Or if you prefer, 80% OTP from UP - 30% lateness by Amtrak and/or BSNF = 53.3%


----------



## Guest (Apr 16, 2008)

Wow Katie, I tried to read every post before I put in my 2 cents, since I didn't want to repeat anything again, but by the third page I realized I was of the tiniest tiniest minority that would offer you empathy for your experience rather than EXCUSES and repetitive EXPLANATIONS and incessant COMPARISONS to the airline industry and gasp even ACCUSATIONS and SUSPICIONS of your MOTIVES.

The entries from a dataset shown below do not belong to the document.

template <int MODE, bool FIRST = false, bool IS_MATRIX = true, typename TRANS = MatrixFusedTrans>
__device__ __forceinline__ void walk_fused(const TRANS &tr, const DtkSym &sym,
                                           uint64_t off, uint32_t len, DtkLaneState init, uint32_t stop_pos,
                                           EventSink &sink, uint32_t epsilon, uint32_t cap, DtkLaneState &fin,
                                           uint32_t &st_out, uint32_t &steps_out, uint16_t *win_row,
                                           const uint16_t *lut) {
  typedef typename TRANS::cell CELL;
  typedef typename CELL::raw cell_t;
  const DtkSymAt s{sym, off};
  const cell_t *__restrict__ tab = tr.tab;
  const uint32_t stride = tr.stride, n_eps = tr.n_eps;
  uint32_t t = init.t;
  uint32_t p = init.p, tp = init.p, bs = init.p, hi = init.p;
  uint32_t eps_t = 0, eps_p = 0;
  uint32_t F = (init.flags & (LANE_F_SENT | LANE_F_TEXT)) | (init.p > 0 ? 4u : 0u);
  F |= (init.p > 0 && !(init.flags & LANE_F_TEXT)) ? 8u : 0u;
  static_assert(LANE_F_SENT == 1u && LANE_F_TEXT == 2u, "flag layout");
  uint32_t st = 0;
  uint32_t budget = cap;
  fin.p = 0xFFFFFFFFu; fin.t = 0; fin.aux = 0; fin.flags = 0;
  bool done = false;
  dtk_u8a *row = reinterpret_cast<dtk_u8a *>(win_row);
  const uint32_t o7 = (uint32_t)(off & 15u);
  const uint8_t *__restrict__ aligned = static_cast<const uint8_t *>(sym.base) + (off - o7);
#define DTK_ENTRY(q_) ((uint32_t)lut[row[(q_) - wb7]])
#define DTK_REFILL(q_) { wb7 = (((q_) + o7) & ~15u) - o7; win_fill8(row, aligned + (wb7 + o7)); }
  uint32_t wb7;
  DTK_REFILL(p)
  uint32_t e = DTK_ENTRY(p);

  auto eof_drain = [&](const bool eot_stale) __attribute__((always_inline)) {
    if (p >= len) {
      bool first_ = true;
      while (t <= n_eps && !done) {
        const cell_t x_ = tab[__umul24(t, stride) + epsilon];
        const bool ov_ = __builtin_usub_overflow(budget, 1u, &budget);
        if ((int32_t)CELL::head(x_) <= 0) { st |= ST_BAD_MODEL; done = true; break; }
        if (p > tp) {
          if (MODE != MODE_START) sink.template token<IS_MATRIX>(bs, tp, p, ((F ^ 4u) & 7u) != 0);
          F = 12u;
          if (hi - bs > DTK_WINDOW && count_runes(s, bs, hi) > DTK_WINDOW) st |= ST_WINDOW_OVERFLOW;
          tp = p; bs = p; eps_t = 0;
          if (MODE != MODE_DOC && p >= stop_pos) {
            fin.p = p; fin.t = CELL::target(x_); fin.aux = 0; fin.flags = init.flags & LANE_F_OK;
            done = true;
          }
        } else {
          if (MODE != MODE_START) sink.template sentence<IS_MATRIX>(bs, p, (F & 8u) != 0);
          F |= 1u;
        }
        t = CELL::target(x_);
        if (eot_stale && first_ && !done) {
          if (MODE != MODE_START) sink.out_of_order();
          if (MODE != MODE_START) sink.template eot<IS_MATRIX>(bs, p, (F & 1u) == 0u, (F & 8u) != 0);
          F = (F & 4u) | 3u;
          if (IS_MATRIX) {
            eps_t = 0; tp = p; bs = p;
            if (MODE != MODE_DOC && p >= stop_pos) {
              fin.p = p; fin.t = t; fin.aux = 0; fin.flags = (F & 3u) | (init.flags & LANE_F_OK);
              done = true;
            }
          }
        }
        first_ = false;
        if (ov_) { st |= ST_STEP_LIMIT; done = true; }
      }
      if (!done) {
        if (eps_t != 0) { t = eps_t; p = eps_p; eps_t = 0; e = epsilon; } else done = true;
      }
    }
  };
  eof_drain(false);
  cell_t x = CELL::none();
  uint32_t en = 0;
#define DTK_TAB(t_, e_) (*reinterpret_cast<const cell_t *>(reinterpret_cast<const char *>(tab) +                    \
                                                          ((__umul24((t_), stride) + ((e_) & DTK_SYM_MASK)) << CELL::SHIFT)))
  if (!done) {
    x = DTK_TAB(t, e);
    const uint32_t pn0 = p + ((e >> DTK_SYM_W_SHIFT) & 7u);
    if (pn0 - wb7 >= DTK_WIN8) DTK_REFILL(pn0)
    en = DTK_ENTRY(pn0);
  }
#ifdef DTK_PROBE
  unsigned long long pr_wait = 0, pr_t0 = clock64(), pr_n = 0, pr_refill = 0, pr_nrefill = 0;
#endif
  while (!done) {
    const bool over = __builtin_usub_overflow(budget, 1u, &budget);
    const uint32_t w = (e >> DTK_SYM_W_SHIFT) & 7u;
    const uint32_t pn = p + w;
    const bool he = t <= n_eps;
    eps_t = he ? t : eps_t; eps_p = he ? p : eps_p;
    const bool r = w == 0u;
    const uint32_t xh = CELL::head(x);
    const uint32_t tgt = CELL::target(x), via = CELL::via(x);
    const bool comp = (int32_t)xh < 0;
    const bool plain = (int32_t)xh > 0;
    const bool fail = xh == 0u;
    const bool advance = comp || (plain && !r);
    const bool backtrack = fail && !r && eps_t != 0;
    const uint32_t t_n = backtrack ? eps_t : (fail ? t : tgt);
    const uint32_t p_n = backtrack ? eps_p : (advance ? pn : p);
    const uint32_t e_n = backtrack ? epsilon : en;
    const cell_t x_n = DTK_TAB(t_n, e_n);
    const unsigned long long m_comp = __builtin_amdgcn_ballot_w64((int32_t)xh < 0),
                             m_adv = m_comp | (__builtin_amdgcn_ballot_w64((int32_t)xh > 0) & ~__builtin_amdgcn_ballot_w64(w == 0u));
    const unsigned long long m_skip = __builtin_amdgcn_ballot_w64(CELL::nontoken(x)) &
                                      ((m_comp & __builtin_amdgcn_ballot_w64(p > tp)) | (m_adv & __builtin_amdgcn_ballot_w64(p == tp)));
    uint32_t code_n;
    {
      const uint32_t pn_n = p_n + ((e_n >> DTK_SYM_W_SHIFT) & 7u);
      uint32_t iw = pn_n - wb7;
      if (__builtin_amdgcn_ballot_w64(iw >= DTK_WIN8) != 0ull) {
#ifdef DTK_PROBE
        const unsigned long long r0_ = clock64();
#endif
        DTK_REFILL(pn_n)
        iw = pn_n - wb7;
#ifdef DTK_PROBE
        asm volatile("s_waitcnt vmcnt(0) lgkmcnt(0)" ::: "memory");
        pr_refill += clock64() - r0_;
        pr_nrefill++;
#endif
      }
      code_n = row[iw];
    }
    hi = max(hi, pn);
    const bool epsE = comp || (plain && r);
    const bool flush = epsE && p > tp;
    const bool sentE = epsE && p <= tp;
    const bool hardfail = fail && !backtrack;
    const bool beyond = MODE != MODE_DOC && p >= stop_pos;
    const uint32_t tp_old = tp, F_old = F;
    if (MODE != MODE_START) {
      if (FIRST) {
        if (flush && !beyond) sink.template token_first<IS_MATRIX>(tp, p, ((F ^ 4u) & 7u) != 0);
        if (sentE && !beyond) sink.sentence_first(p, (F & 8u) != 0);
      } else {
        if (flush) sink.template token<IS_MATRIX>(bs, tp, p, ((F ^ 4u) & 7u) != 0);
        if (sentE) sink.template sentence<IS_MATRIX>(bs, p, (F & 8u) != 0);
      }
    }
    const uint32_t win = hi - bs;
    const uint32_t bs_old = bs, p_old = p;
    F = flush ? 12u : (F | (sentE ? 1u : 0u));
    bs = flush ? p_old : bs;

    tp = flush ? p_old : tp;
    tp = __builtin_amdgcn_inverse_ballot_w64(m_skip) ? pn : tp;
    const bool he2 = comp && via <= n_eps;
    eps_t = he2 ? via : ((backtrack || epsE) ? 0u : eps_t);
    eps_p = he2 ? p_old : eps_p;
    const uint32_t e_cur = e, e_next = en;
    p = p_n; t = t_n; e = e_n; x = x_n; en = lut[code_n];
    const bool eot_now = advance && ((e_cur >> DTK_SYM_CLS_SHIFT) & 3u) == 1u;
    const bool at_stop = flush && beyond;
    if (hardfail | eot_now | (beyond & (FIRST ? epsE : flush)) | (flush & (win > DTK_WINDOW)) | (win > DTK_WINDOW_BYTES) |
        over | ((p >= len) & !backtrack)) {
      if (FIRST && MODE != MODE_START && beyond) {
        if (flush) sink.template token<IS_MATRIX>(bs_old, tp_old, p_old, ((F_old ^ 4u) & 7u) != 0);
        if (sentE) sink.template sentence<IS_MATRIX>(bs_old, p_old, (F_old & 8u) != 0);
      }
      if (flush && win > DTK_WINDOW && count_runes(s, bs_old, hi) > DTK_WINDOW) st |= ST_WINDOW_OVERFLOW;
      bool eot_stale = false;
      if (at_stop) {
        fin.p = p_old; fin.t = comp ? via : tgt; fin.aux = 0;
        fin.flags = init.flags & LANE_F_OK;
        done = true;
      } else {
        if (hardfail) {
          if (r) { st |= ST_BAD_MODEL; done = true; }
          else {
            if (p <= tp) { p = pn; }
            if (p < tp) st |= ST_BAD_OFFSET;
            e = p == pn ? e_next : e_cur;
            eot_stale = p == pn && p >= len && ((e_cur >> DTK_SYM_CLS_SHIFT) & 3u) == 1u;
            if (MODE != MODE_START) sink.template token<IS_MATRIX>(bs, tp, p, ((F ^ 4u) & 7u) != 0);
            F = 12u;
            if (hi - bs > DTK_WINDOW && count_runes(s, bs, hi) > DTK_WINDOW) st |= ST_WINDOW_OVERFLOW;
            t = tr.start; eps_t = 0;
            tp = p; bs = p;
            if (MODE != MODE_DOC && p >= stop_pos && !eot_stale) {
              fin.p = p; fin.t = t; fin.aux = 0;
              fin.flags = (init.flags & LANE_F_OK);
              done = true;
            }
          }
        }
        if (eot_now) {
          if (MODE != MODE_START) sink.template eot<IS_MATRIX>(bs, p, (F & 1u) == 0u, (F & 8u) != 0);
          F = (F & 4u) | 3u;
          if (IS_MATRIX) {
            eps_t = 0;
            if (hi - bs > DTK_WINDOW && count_runes(s, bs, hi) > DTK_WINDOW) st |= ST_WINDOW_OVERFLOW;
            tp = p; bs = p;
            if (MODE != MODE_DOC && p >= stop_pos && !done) {
              fin.p = p; fin.t = t; fin.aux = 0;
              fin.flags = (F & 3u) | (init.flags & LANE_F_OK);
              done = true;
            }
          }
        }
        if (over && !done) { st |= ST_STEP_LIMIT; done = true; }
        if (hi - bs > DTK_WINDOW_BYTES && !done) { st |= ST_WINDOW_OVERFLOW; done = true; }
      }
      if (!done && !backtrack) eof_drain(eot_stale);
      if (!done) {
        x = DTK_TAB(t, e);
        const uint32_t pn2 = p + ((e >> DTK_SYM_W_SHIFT) & 7u);
        if (pn2 - wb7 >= DTK_WIN8) DTK_REFILL(pn2)
        en = DTK_ENTRY(pn2);
      }
    }
#ifdef DTK_PROBE
    {
      const unsigned long long a_ = clock64();
      asm volatile("s_waitcnt vmcnt(0) lgkmcnt(0)" ::: "memory");
      pr_wait += clock64() - a_;
      pr_n++;
    }
#endif
  }
#undef DTK_TAB
#undef DTK_ENTRY
#undef DTK_REFILL
#ifdef DTK_PROBE
  {
    const unsigned long long tot_ = clock64() - pr_t0;
    unsigned long long wmax = pr_wait, nmax = pr_n;
    for (int o = 32; o; o >>= 1) {
      const unsigned long long a_ = __shfl_xor(wmax, o), b_ = __shfl_xor(nmax, o);
      wmax = a_ > wmax ? a_ : wmax; nmax = b_ > nmax ? b_ : nmax;
    }
    if (MODE == MODE_CHUNK && lane_id() == 0) {
      atomicAdd(&g_probe[0], wmax); atomicAdd(&g_probe[1], tot_); atomicAdd(&g_probe[2], nmax); atomicAdd(&g_probe[3], 1ull);
    }
    if (MODE == MODE_CHUNK && lane_id() == 0) {
      atomicAdd(&g_probe[4], pr_refill); atomicAdd(&g_probe[5], pr_nrefill);
    }
  }
#endif

  if (fin.p == 0xFFFFFFFFu && !(st & (ST_STEP_LIMIT | ST_BAD_MODEL))) {
    if (hi - bs > DTK_WINDOW && count_runes(s, bs, hi) > DTK_WINDOW) st |= ST_WINDOW_OVERFLOW;
    if (MODE != MODE_START) {
      if (p > tp) {
        sink.template token<IS_MATRIX>(bs, tp, p, ((F ^ 4u) & 7u) != 0);
        F = (F & ~3u) | 8u;
      }
      sink.template tail<IS_MATRIX>(bs, p, (F & 1u) != 0, (F & 2u) != 0, (F & 8u) != 0);
    }
  }
  st_out = st;
  steps_out = cap - budget;
}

No wonder the number of members doesn't swell on this site and no wonder why I don't enter my name. Folks, this is a site not to just praise the glories of Amtrak, it is also a place where people should be able to vent about their experiences. Why do you instantly ATTACK? For heaven's sake just read the post, imagine her feelings. Don't judge and don't compare and if you are going to give suggestions do so in a gentle and mannerly way. In order to survive, Amtrak needs to recruit new ridership. When experiences like this happen, the ripple effect can be great. So instead of trying to defend the non defendable, lend your ear, and constructively inform someone who is lodging a complaint that maybe in YOUR experience her situation was extremely unusual and just maybe, maybe, if she would attempt to ride the rails again, she can enjoy the excellent and consistant service and on-time performance that you all seem to have had.

I have traveled almost every long distance train on this system and countless times on the Northeast Corridor Line. I travel almost monthly on Amtrak (not just a casual or infrequent rider). I can attest to having some unbelievable and terrifying experiences that were in large part due to some failure of Amtrak's personnel. However, for every bad, there has been a good and I continue to ride the rails because I believe this type of transportation is necessary for this country and I want to support it. I write letters and complain when it merits it and yes I even write and praise an employee who deserves it. I have also met (hundreds?) of first time riders who regrettably had a bad experience and did say that they will never return.

If you truly want to support Amtrak and the rail system of this county, than you would not beleaguer the first time riders who have had bad experiences. Afterall, they are the ones who could eventually become lifelong rail fans.


----------



## transit54 (Apr 16, 2008)

Well, to be honest, we're not Amtrak. It's Amtrak's job to apologize. It's our job to explain. If the OP wanted compensation from Amtrak, an apology, or something else, then she needed to go to Amtrak (and IIRC, she did).

What else do you expect us to do? We're really not here to be Amtrak's customer service team - we're here to discuss the aspects of Amtrak service, and provide advice and assistance.

I agree completely on the attack aspect, however, but I recall little of that going on. My previous discussion about dealing with customer service personnel made it clear that it wasn't directed at the OP, but I was just commenting in general how about my own experiences of how I'm approached by passengers.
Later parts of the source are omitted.